- [Information supplied]
#define REG_ATTR 0
#define REG_TAGS 1
#define REG_VLIST 2
#define REG_SCRATCH_BYTES (4096u * 6u + REG_MAX_SYMS * 4u)
template <int MODE>
__device__ __forceinline__ void reg_decode_stream(uint8_t *arena, const MeshLayout &L, MeshDesc *D, uint32_t ai, uint32_t flags) {
  constexpr bool TAGS = MODE == REG_TAGS, VLIST = MODE == REG_VLIST;
  AttrDesc &a = D->att[VLIST ? 0u : ai];
  uint8_t *scratch;
  uint32_t st_off_table = a.off_table, st_off_rans = a.off_rans, st_size_rans = a.size_rans, st_nsym = a.num_symbols;
  uint32_t st_values = a.num_entries * (TAGS ? 1u : (uint32_t)a.nc_portable);
  uint32_t *out = (uint32_t *)(arena + L.work[VLIST ? 0u : ai]);
  if (VLIST) {
    st_values = D->val_count[ai];
    if (st_values == 0 || D->val_prec[ai] != 12 || D->val_nsym[ai] > 64) return;
    if ((uint64_t)L.rec_compact * 16ull * D->num_faces < 6ull * REG_SCRATCH_BYTES) return;
    st_off_table = D->val_off_table[ai]; st_off_rans = D->val_off_rans[ai]; st_size_rans = D->val_size_rans[ai]; st_nsym = D->val_nsym[ai];
    uint32_t before = 0;
    for (uint32_t k = 0; k < ai; ++k) before += D->val_count[k];
    if ((uint64_t)before + st_values > 3ull * D->num_faces) return;
    out = (uint32_t *)(arena + L.faces) + before;
    scratch = arena + L.frec + (size_t)ai * REG_SCRATCH_BYTES;
  } else if (TAGS) {
    if (a.source != SRC_TAGGED || a.tags_done || a.num_symbols > LOC_MAX_TAGS || a.num_distinct <= 1 || a.num_entries == 0) return;
    const uint64_t slots = ((uint64_t)a.num_entries * 4 + 15) & ~15ull;
    if ((uint64_t)L.work_cap[ai] * 4 < slots + REG_SCRATCH_BYTES) return;
    scratch = arena + L.work[ai] + slots;
  } else {
    if (lanes::ln_sym_eligible(a, L, ai, flags)) return;
    if (sym_filtered(a, flags)) return;
    if (!sym_reg_eligible(a, L, ai)) return;
    scratch = arena + L.out[ai];
  }
  const uint8_t *stream = arena + L.stream;
  uint32_t *slot_tab = (uint32_t *)scratch;
  uint16_t *slot_sym = (uint16_t *)(scratch + 4096 * 4);
  uint32_t *lds = (uint32_t *)(scratch + 4096 * 6);
  const uint32_t lane = lane_id();
  const uint32_t nsym = uni(st_nsym);
  const uint32_t num_values = uni(st_values);
  if (num_values == 0) return;
  if (lane == 0) {
    Rd r(stream, L.stream_len, st_off_table);
    if (!read_prob_table(r, nsym, lds)) fail(D, ST_INVALID, 400);
  }
  __syncthreads();
  if (status_of(D) != ST_OK) return;
  uint32_t carry = 0, one_at = DSA_INVALID;
  bool over = false;
  for (uint32_t b0 = 0; b0 < REG_MAX_SYMS; b0 += WAVE) {
    uint32_t i = b0 + lane;
    uint32_t pr = i < nsym ? lds[i] : 0u;
    if (pr > 4095) { over = true; one_at = i; }
    uint32_t tot;
    uint32_t ex = wave_excl_scan(pr, &tot);
    lds[i] = (pr << 12) | ((carry + ex) & 4095u);
    carry += tot;
    if (carry > 4096) over = true;
  }
  if (VLIST && carry == 4096 && __ballot(over)) {
    uint32_t st = 0, o = 0;
    if (!rans_init(stream + st_off_rans, st_size_rans, 16384, &st, &o)) { if (lane == 0) fail(D, ST_INVALID, 402); return; }
    const uint32_t one = (uint32_t)__builtin_ctzll(__ballot(one_at != DSA_INVALID));
    const uint32_t sym = rdlane(one_at, one);
    for (uint32_t i = lane; i < num_values; i += WAVE) out[i] = sym;
    WAIT_VM0();
    __syncthreads();
    if (lane == 0) atomicOr(&D->val_lists_done, 1u << ai);
    return;
  }
  if (__ballot(over) || carry != 4096) { if (lane == 0) fail(D, carry != 4096 ? ST_INVALID : ST_NOTIMPL, 401); return; }
  __syncthreads();
  for (uint32_t sy = lane; sy < nsym; sy += WAVE) {
    const uint32_t e = lds[sy], f = e >> 12, c = e & 4095u;
    for (uint32_t j = 0; j < f; ++j) { slot_tab[c + j] = f | (j << 16); slot_sym[c + j] = (uint16_t)sy; }
  }
  WAIT_VM0();
  __syncthreads();
  v32u tab_lo, tab_hi;
#pragma unroll
  for (int k = 0; k < 32; ++k) { tab_lo[k] = slot_tab[k * WAVE + lane]; tab_hi[k] = slot_tab[(k + 32) * WAVE + lane]; }
  const uint8_t *buf = stream + st_off_rans;
  uint32_t x, off;
  {
    uint32_t st = 0, o = 0;
    bool ok = rans_init(buf, st_size_rans, 16384, &st, &o);
    if (!ok) { if (lane == 0) fail(D, ST_INVALID, 402); return; }
    x = uni(st); off = uni(o);
  }
  const uint32_t mis = (uint32_t)((L.stream + st_off_rans) & 3u);
  const uint32_t *abuf = (const uint32_t *)(arena + (L.stream + st_off_rans - mis));
  uint32_t chunk = 0x7FFFFFFFu, W = 0;
  uint32_t mine = 0;
  WAIT_VM0();
  uint64_t P = (uint64_t)x << 32;
  uint32_t rc = 0;
  uint32_t dl = 0;
  bool exhausted = false;
  for (uint32_t i0 = 0; i0 < num_values; i0 += WAVE) {
    const uint32_t cnt = uni(num_values - i0 < WAVE ? num_values - i0 : WAVE);
    uint32_t j = 0;
    while (j < cnt) {
      if (!exhausted) {
        {
          uint32_t k6, va, vf;
          uint32_t js = uni(j);
          asm volatile(
              " s_getpc_b64 s[22:23]\n"
              "Lupc%=:\n"
              " s_mul_i32 %[k6], %[j], Lus1_%=-Lus0_%=\n"
              " s_add_u32 s22, s22, Lus0_%=-Lupc%=\n"
              " s_addc_u32 s23, s23, 0\n"
              " s_add_u32 s22, s22, %[k6]\n"
              " s_addc_u32 s23, s23, 0\n"
              " s_set_gpr_idx_on s22, gpr_idx(SRC1)\n"
              " s_setpc_b64 s[22:23]\n"
              ".irp J,0,1,2,3,4,5,6,7,8,9,10,11,12,13,14,15,16,17,18,19,20,21,22,23,24,25,26,27,28,29,30,31,32,33,34,35,36,37,38,39,40,41,42,43,44,45,46,47,48,49,50,51,52,53,54,55,56,57,58,59,60,61,62,63\n"
              "Lus\\J\\()_%=:\n"
              " s_cmpk_lt_u32 s21, 0x4000\n"
              " s_cbranch_scc1 Lur\\J\\()_%=\n"
              "Lok\\J\\()_%=:\n"
              " s_bfe_u32 %[k6], s21, 0x60006\n"
              " s_set_gpr_idx_idx %[k6]\n"
              " v_lshrrev_b32_e64 %[vf], 12, s21\n"
              " v_mul_u32_u24_sdwa %[va], %[vf], v16 dst_sel:DWORD dst_unused:UNUSED_PAD src0_sel:DWORD src1_sel:WORD_0\n"
              " v_add_u32_sdwa %[va], %[va], v16 dst_sel:DWORD dst_unused:UNUSED_PAD src0_sel:DWORD src1_sel:WORD_1\n"
              " v_writelane_b32 %[mine], s21, \\J\n"
              " v_readlane_b32 s21, %[va], s21\n"
              ".endr\n"
              " s_movk_i32 %[j], 64\n"
              " s_branch Luend%=\n"
              ".irp J,0,1,2,3,4,5,6,7,8,9,10,11,12,13,14,15,16,17,18,19,20,21,22,23,24,25,26,27,28,29,30,31,32,33,34,35,36,37,38,39,40,41,42,43,44,45,46,47,48,49,50,51,52,53,54,55,56,57,58,59,60,61,62,63\n"
              "Lur\\J\\()_%=:\n"
              " s_sub_u32 %[rc], %[rc], 1\n"
              " s_cbranch_scc1 Lue\\J\\()_%=\n"
              " s_lshl_b64 s[20:21], s[20:21], 8\n"
              " s_cmpk_lt_u32 s21, 0x4000\n"
              " s_cbranch_scc0 Lok\\J\\()_%=\n"
              " s_branch Lur\\J\\()_%=\n"
              "Lue\\J\\()_%=:\n"
              " s_cmp_lt_u32 %[off], 4\n"
              " s_cbranch_scc1 Lsl\\J\\()_%=\n"
              " s_sub_u32 %[dl], %[dl], 1\n"
              " s_cbranch_scc1 Lsl\\J\\()_%=\n"
              " v_readlane_b32 s20, %[W], %[dl]\n"
              " s_sub_u32 %[off], %[off], 4\n"
              " s_mov_b32 %[rc], 3\n"
              " s_lshl_b64 s[20:21], s[20:21], 8\n"
              " s_cmpk_lt_u32 s21, 0x4000\n"
              " s_cbranch_scc0 Lok\\J\\()_%=\n"
              " s_branch Lur\\J\\()_%=\n"
              "Lsl\\J\\()_%=:\n"
              " s_movk_i32 %[j], \\J\n"
              " s_branch Luempty%=\n"
              ".endr\n"
              "Luempty%=:\n"
              " s_mov_b32 %[rc], 0\n"
              "Luend%=:\n"
              " s_set_gpr_idx_off\n"
              : "+{s[20:21]}"(P), [rc] "+s"(rc), [j] "+s"(js), [mine] "+v"(mine), [k6] "=&s"(k6), [va] "=&v"(va), [vf] "=&v"(vf),
                [off] "+s"(off), [dl] "+s"(dl)
              : "{v[16:47]}"(tab_lo), "{v[48:79]}"(tab_hi), [W] "v"(W)
              : "vcc", "scc", "s22", "s23");
          j = js;
        }
        if (j < cnt) {
          if (off == 0) exhausted = true;
          else {
            const uint32_t end = off + mis;
            const uint32_t d = (end - 1) >> 2, r = end - 4 * d, ch = d >> 6;
            if (ch != chunk) { chunk = ch; W = abuf[(size_t)ch * 64 + lane]; WAIT_VM0(); }
            const uint32_t res = rdlane(W, d & 63u) << (8 * (4 - r));
            rc = uni(r < off ? r : off);
            off -= rc;
            dl = uni(d & 63u);
            P = (P & 0xFFFFFFFF00000000ull) | res;
          }
        }
      } else {
        const uint32_t xs = uni((uint32_t)(P >> 32));
        mine = (lane == j) ? xs : mine;
        const uint32_t k5 = (xs >> 6) & 31u, l6 = xs & 63u;
        const uint32_t e0 = rdlane(tab_lo[k5], l6), e1 = rdlane(tab_hi[k5], l6);
        const uint32_t e = (xs & 2048u) ? e1 : e0;
        P = (uint64_t)((e & 0xFFFFu) * (xs >> 12) + (e >> 16)) << 32;
        ++j;
      }
    }
    if (lane < cnt) out[i0 + lane] = mine;
  }
  WAIT_VM0();
  __syncthreads();
  if (VLIST) {
    for (uint32_t i = lane; i < num_values; i += WAVE) out[i] = slot_sym[out[i] & 4095u];
    WAIT_VM0();
    __syncthreads();
    if (lane == 0) atomicOr(&D->val_lists_done, 1u << ai);
    return;
  }
  if (TAGS) {
    uint8_t *tags = arena + L.out[ai];
    uint64_t bits = 0;
    uint32_t worst = 0;
    const uint32_t nc = a.nc_portable;
    for (uint32_t i = lane; i < num_values; i += WAVE) {
      const uint32_t v = slot_sym[out[i] & 4095u];
      tags[i] = (uint8_t)v;
      bits += (uint64_t)v * nc;
      worst = v > worst ? v : worst;
    }
    for (int d = 32; d >= 1; d >>= 1) {
      bits += ((uint64_t)(uint32_t)__shfl_xor((int)(uint32_t)(bits >> 32), d, WAVE) << 32) | (uint32_t)__shfl_xor((int)(uint32_t)bits, d, WAVE);
      const uint32_t w2 = (uint32_t)__shfl_xor((int)worst, d, WAVE);
      worst = w2 > worst ? w2 : worst;
    }
    WAIT_VM0();
    __syncthreads();
    if (lane == 0) { a.table = (bits & 0x00FFFFFFFFFFFFFFull) | ((uint64_t)(worst > 255u ? 255u : worst) << 56); a.tags_done = 1; }
    return;
  }
  const bool positive = a.have_scheme && (a.pred_transform == 2 || a.pred_transform == 3);
  for (uint32_t i = lane; i < num_values; i += WAVE) {
    uint32_t v = slot_sym[out[i] & 4095u];
    out[i] = positive ? v : ((v & 1u) ? (uint32_t)(-(int32_t)(v >> 1) - 1) : (v >> 1));
  }
  early_tail(arena, L, D, ai, flags);
  late_handoff(arena, L, D, ai, flags, 1u);
}

__global__ __launch_bounds__(WAVE, 6) void k_symbols_reg(uint8_t *arena, const MeshLayout *layouts, MeshDesc *descs, uint32_t n, uint32_t flags) {
  uint32_t mesh = blockIdx.x, ai = blockIdx.y;
  if (mesh >= n) return;
  MeshDesc *D = &descs[mesh];
  if (D->status != ST_OK || D->general || ai >= D->num_attributes) return;
  reg_decode_stream<REG_ATTR>(arena, layouts[mesh], D, ai, flags);
}
__global__ __launch_bounds__(WAVE, 6) void k_tags(uint8_t *arena, const MeshLayout *layouts, MeshDesc *descs, uint32_t n) {
  uint32_t mesh = blockIdx.x;
  if (mesh >= n) return;
  MeshDesc *D = &descs[mesh];
  if (D->status != ST_OK || D->general || !D->values_pending || D->resume_att >= D->num_attributes) return;
  if (D->values_pending == 2) return;
  reg_decode_stream<REG_TAGS>(arena, layouts[mesh], D, D->resume_att, 0u);
}
__global__ __launch_bounds__(WAVE, 6) void k_valence_lists(uint8_t *arena, const MeshLayout *layouts, MeshDesc *descs, uint32_t n) {
  uint32_t mesh = blockIdx.x, c = blockIdx.y;
  if (mesh >= n) return;
  MeshDesc *D = &descs[mesh];
  if (D->status != ST_OK || D->general || D->encoder_type == 0 || D->traversal_type != 2) return;
  reg_decode_stream<REG_VLIST>(arena, layouts[mesh], D, c, 0u);
}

- [What this task involves] Would you filter the entries above and keep each line that has the word "layouts"?

- [Reply]
__global__ __launch_bounds__(WAVE, 6) void k_symbols_reg(uint8_t *arena, const MeshLayout *layouts, MeshDesc *descs, uint32_t n, uint32_t flags) {
  reg_decode_stream<REG_ATTR>(arena, layouts[mesh], D, ai, flags);
__global__ __launch_bounds__(WAVE, 6) void k_tags(uint8_t *arena, const MeshLayout *layouts, MeshDesc *descs, uint32_t n) {
  reg_decode_stream<REG_TAGS>(arena, layouts[mesh], D, D->resume_att, 0u);
__global__ __launch_bounds__(WAVE, 6) void k_valence_lists(uint8_t *arena, const MeshLayout *layouts, MeshDesc *descs, uint32_t n) {
  reg_decode_stream<REG_VLIST>(arena, layouts[mesh], D, c, 0u);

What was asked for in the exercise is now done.